EXERCISE AIM:
Report how many lines of the listing below include the word "FrameRpcClient". Give nothing but the number.

THE DATA below:

# TencentEMapReduce/alluxio

Hardware: AMD Instinct MI355X
Metric: StressWorkerBench cached seq-read GB/s (whole node) at 1/2/4/8 MI355X workers (higher is better)
Workload: dtype uint8; 1 GPU; model=StressWorkerBench cached seq-read, HBM MEM tier, global_batch=256, seq_len=4096, parallelism=workers1, threads_per_worker=256, block_size=67108864, buffer_size=4096, page_size=2097152, verified=True, headline_verified=True, full=False

## Files before the change

### alluxio_amd/csrc/bindings.cpp

```cpp
#include <pybind11/pybind11.h>
#include <pybind11/stl.h>
#include <pybind11/numpy.h>

#include <cmath>
#include <cstring>
#include <vector>

#include "block_store.h"
#include "trace.h"
#include "cpu_codecs.h"
#include "ipc.h"
#include "numa_host.h"
#include "ring_read.h"
#include "ragged_gather.h"
#include "delim_index.h"
#include "field_parse.h"
#include "kernels.h"
#include "seg_ring.h"
#include "frame_rpc.h"
#include "journal_log.h"
#include "meta_codec.h"
#include "fuse_server.h"
#include "http_blob.h"

// ... 820 lines not shown
      .def_property_readonly("passthrough_opens", &FuseServer::passthrough_opens)
      .def("stats", &FuseServer::stats)
      .def_property_readonly("native_opens", &FuseServer::native_opens)
      .def_property_readonly("native_reads", &FuseServer::native_reads)
      .def_property_readonly("fallback_opens", &FuseServer::fallback_opens);
  py::class_<JournalLog>(m, "JournalLog")
      .def(py::init<const std::string&, uint64_t, uint64_t, bool, double>(), py::arg("log_dir"),
           py::arg("next_seq"), py::arg("max_log_bytes"), py::arg("fsync") = true, py::arg("batch_ms") = 5.0)
      .def("append", [](JournalLog& j, py::bytes entry) {
             std::string e = entry;
             return j.append(e);
           })
      .def("request", &JournalLog::request)
      .def("wait_flushed", &JournalLog::wait_flushed, py::arg("counter"), py::arg("timeout_ms") = -1,
           py::call_guard<py::gil_scoped_release>())
      .def("reply_when_flushed", [](JournalLog& j, uint64_t counter, FrameRpcServer& srv, const py::tuple& t) {
             FrameReply r{t[0].cast<uint64_t>(), t[1].cast<int>(), t[2].cast<std::string>(),
                          std::string(t[3].cast<py::bytes>())};
             py::gil_scoped_release rel;
             j.reply_when_flushed(counter, &srv, std::move(r));
           })
      .def("close", &JournalLog::close, py::call_guard<py::gil_scoped_release>())
      .def_property_readonly("next_seq", &JournalLog::next_seq)
      .def_property_readonly("appended", &JournalLog::appended)
      .def_property_readonly("flushed", &JournalLog::flushed)
      .def_property_readonly("error", &JournalLog::error)
      .def_property_readonly("flushes", &JournalLog::flushes)
      .def_property_readonly("segments", &JournalLog::segments)
      .def("stats", &JournalLog::stats);

  py::class_<FrameRpcClient>(m, "FrameRpcClient")
      .def(py::init<const std::string&, int, const std::string&, int>(), py::arg("host"), py::arg("port"),
           py::arg("auth"), py::arg("timeout_ms") = 60000)
      .def("call", [](FrameRpcClient& c, const std::string& path, py::bytes payload, int timeout_ms) {
             std::string p = payload;
             std::tuple<int, std::string, std::string> r;
             {
               py::gil_scoped_release rel;
               r = c.call(path, p, timeout_ms);
             }
             return py::make_tuple(std::get<0>(r), py::str(std::get<1>(r)), py::bytes(std::get<2>(r)));
           }, py::arg("path"), py::arg("payload"), py::arg("timeout_ms") = 0)
      .def("close", &FrameRpcClient::close, G());
  bind_data_path(m);

  m.def("device_count", &hip_device_count);

  m.def("ipc_export", [](uint64_t ptr) {
          IpcExport e = ipc_export(ptr);
          return py::make_tuple(py::bytes(e.handle), e.offset, e.alloc_bytes);
        }, py::arg("ptr"));
  m.def("ipc_open", [](py::bytes handle, int device) {
          std::string h = handle;
          py::gil_scoped_release rel;
          return ipc_open(h, device);
        }, py::arg("handle"), py::arg("device"));
  m.def("ipc_open_bounded", [](py::bytes handle, int device, int timeout_ms) {
          std::string h = handle;
          py::gil_scoped_release rel;
          return ipc_open_bounded(h, device, timeout_ms);
        }, py::arg("handle"), py::arg("device"), py::arg("timeout_ms"));
  py::register_exception<IpcTimeout>(m, "IpcTimeout", PyExc_TimeoutError);
  m.def("ipc_close", [](uint64_t base) { py::gil_scoped_release rel; ipc_close(base); });
  m.def("gpu_numa_node", &gpu_numa_node, py::arg("device"));
  m.def("process_placement", &process_placement);
  m.def("device_arena_alloc", [](uint64_t bytes, int device) {
          py::gil_scoped_release rel;
          return device_arena_alloc(bytes, device);
        }, py::arg("bytes"), py::arg("device"));
  m.def("device_arena_free", [](uint64_t ptr, int device) {
          py::gil_scoped_release rel;
          device_arena_free(ptr, device);
        }, py::arg("ptr"), py::arg("device"));
  m.def("enable_peer_access", &enable_peer_access, py::arg("device"), py::arg("peer"));
  m.def("host_register", [](uint64_t ptr, uint64_t n) {
          if (hip_device_count() == 0) return false;
          HIP_CHECK(hipHostRegister(reinterpret_cast<void*>(ptr), n, hipHostRegisterMapped));
          return true;
        }, py::arg("ptr"), py::arg("nbytes"));
  m.def("host_unregister", [](uint64_t ptr) {
          if (hip_device_count() > 0) (void)hipHostUnregister(reinterpret_cast<void*>(ptr));
        }, py::arg("ptr"));
  m.def("can_access_peer", &can_access_peer, py::arg("device"), py::arg("peer"));
  m.def("crc32c", [](py::buffer data, uint32_t crc) {
          py::buffer_info bi = data.request();
          const size_t n = static_cast<size_t>(bi.size) * bi.itemsize;
          py::gil_scoped_release rel;
          return crc32c_sw(bi.ptr, n, crc);
        }, py::arg("data"), py::arg("crc") = 0);
  m.def("crc32c_ptr", [](uint64_t ptr, uint64_t n, uint32_t crc) {
          py::gil_scoped_release rel;
          return crc32c_sw(reinterpret_cast<const void*>(ptr), n, crc);
        }, py::arg("ptr"), py::arg("n"), py::arg("crc") = 0);
  m.def("crc32c_chunks", [](py::buffer data, uint32_t bpc) {
          py::buffer_info bi = data.request();
          const auto* p = static_cast<const uint8_t*>(bi.ptr);
          const size_t n = static_cast<size_t>(bi.size) * bi.itemsize;
          if (bpc == 0) throw StoreError(kErrInvalidArgument, "bytes_per_checksum must be > 0");
          const size_t nc = (n + bpc - 1) / bpc;
          std::string out(nc * 4, '\0');
          {
            py::gil_scoped_release rel;
            for (size_t i = 0; i < nc; ++i) {
              const size_t off = i * bpc;
              const uint32_t c = crc32c_sw(p + off, std::min<size_t>(bpc, n - off), 0);
              out[4 * i] = char(c >> 24); out[4 * i + 1] = char(c >> 16);
              out[4 * i + 2] = char(c >> 8); out[4 * i + 3] = char(c);
            }
          }
          return py::bytes(out);
        }, py::arg("data"), py::arg("bytes_per_checksum") = 512);
  m.def("crc32c_combine", &crc32c_combine);
  m.def("crc32c_device_pages", &crc32c_device_pages, G(), py::arg("base"), py::arg("pages"), py::arg("length"),
        py::arg("page_bytes"));
  m.def("crc32c_device", &crc32c_device, G(), py::arg("ptr"), py::arg("length"), py::arg("piece") = 0,
        py::arg("stream") = 0);
  m.def("lz4_compress", [](py::bytes data) {
          std::string s = data;
          std::string out(lz4_compress_bound(s.size()), '\0');
          int64_t n;
          {
            py::gil_scoped_release rel;
            n = lz4_compress_block((const uint8_t*)s.data(), s.size(), (uint8_t*)&out[0], out.size());
          }
          if (n < 0) throw StoreError(kErrInvalidArgument, "lz4 compression failed");
          out.resize((size_t)n);
          return py::bytes(out);
        });
  m.def("lz4_decompress", [](py::bytes data, size_t capacity) {
          std::string s = data;
          std::string out(capacity, '\0');
          int64_t n;
          {
            py::gil_scoped_release rel;
            n = lz4_decompress_block((const uint8_t*)s.data(), s.size(), (uint8_t*)&out[0], out.size());
          }
          if (n < 0) throw StoreError(kErrInvalidArgument, "malformed lz4 block (" + std::to_string(n) + ")");
          out.resize((size_t)n);
          return py::bytes(out);
        });
  m.def("lz4_compress_bound", &lz4_compress_bound);
  m.def("trace_push", [](const std::string& name) { roctxRangePushA(name.c_str()); }, py::arg("name"));
  m.def("trace_pop", [] { roctxRangePop(); });
  m.def("trace_mark", [](const std::string& name) { roctxMarkA(name.c_str()); }, py::arg("name"));
  m.def("lz4_device", &lz4_device, G(), py::arg("chunks"), py::arg("compress"), py::arg("stream") = 0);
  m.def("lz4_device_kernel_ms", &lz4_device_kernel_ms, G(), py::arg("chunks"), py::arg("compress"),
        py::arg("reps") = 5);
  m.def("batched_copy", &batched_copy, G(), py::arg("segments"), py::arg("stream") = 0, py::arg("sync") = true);
  m.def("fill_pattern", [](uint64_t ptr, uint64_t bytes, uint64_t seed, uint64_t word_offset, uint64_t stream) {
          py::gil_scoped_release rel;
          HIP_CHECK(launch_fill_pattern(reinterpret_cast<uint8_t*>(ptr), bytes, seed, word_offset,
                                        reinterpret_cast<hipStream_t>(stream)));
        }, py::arg("ptr"), py::arg("bytes"), py::arg("seed"), py::arg("word_offset") = 0, py::arg("stream") = 0);
  m.def("evict_select_device", &evict_select_device);
  m.def("page_alloc_device", &page_alloc_device);
  m.def("set_copy_variant", &set_copy_variant, py::arg("variant"), py::arg("grid_cap") = 0);
  m.def("copy_variant", [] {
    int v = 0;
    unsigned cap = 0;
    copy_variant(&v, &cap);
    return py::make_tuple(v, cap);
  });
  m.def("set_crc_variant", &set_crc_variant, py::arg("variant"));
  m.def("set_lz4_decode_variant", &set_lz4_decode_variant, py::arg("variant"));
  m.def("set_lz4_encode_variant", &set_lz4_encode_variant, py::arg("variant"));
  m.def("set_seq_read_variant", &set_seq_read_variant, py::arg("variant"), py::arg("grid_cap") = 0);
  m.def("seq_read_variant", [] {
    int v = 0;
    unsigned cap = 0;
    seq_read_variant(&v, &cap);
    return py::make_tuple(v, cap);
  });
  m.def("set_ragged_gather_variant", &set_ragged_gather_variant, py::arg("variant"), py::arg("chunk_shift") = 0);
  m.def("ragged_gather_chunk_shift", &ragged_gather_chunk_shift);
  m.def("set_delim_index_variant", &set_delim_index_variant, py::arg("variant"), py::arg("tile_shift") = 0);
  m.def("delim_index_tile_shift", &delim_index_tile_shift);
  m.def("delim_index_variant", &delim_index_variant);
  m.def("set_delim_quote_variant", &set_delim_quote_variant, py::arg("variant"));
  m.def("delim_quote_variant", &delim_quote_variant);
  m.def("set_field_parse_variant", &set_field_parse_variant, py::arg("variant"));
  m.def("field_parse_variant", &field_parse_variant);
  m.def("set_page_gather_chunk_variant", &set_page_gather_chunk_variant, py::arg("variant"));
  m.attr("COPY_CHUNK") = kCopyChunk;
}
```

End of THE DATA.

RESULT OF THE TASK:
3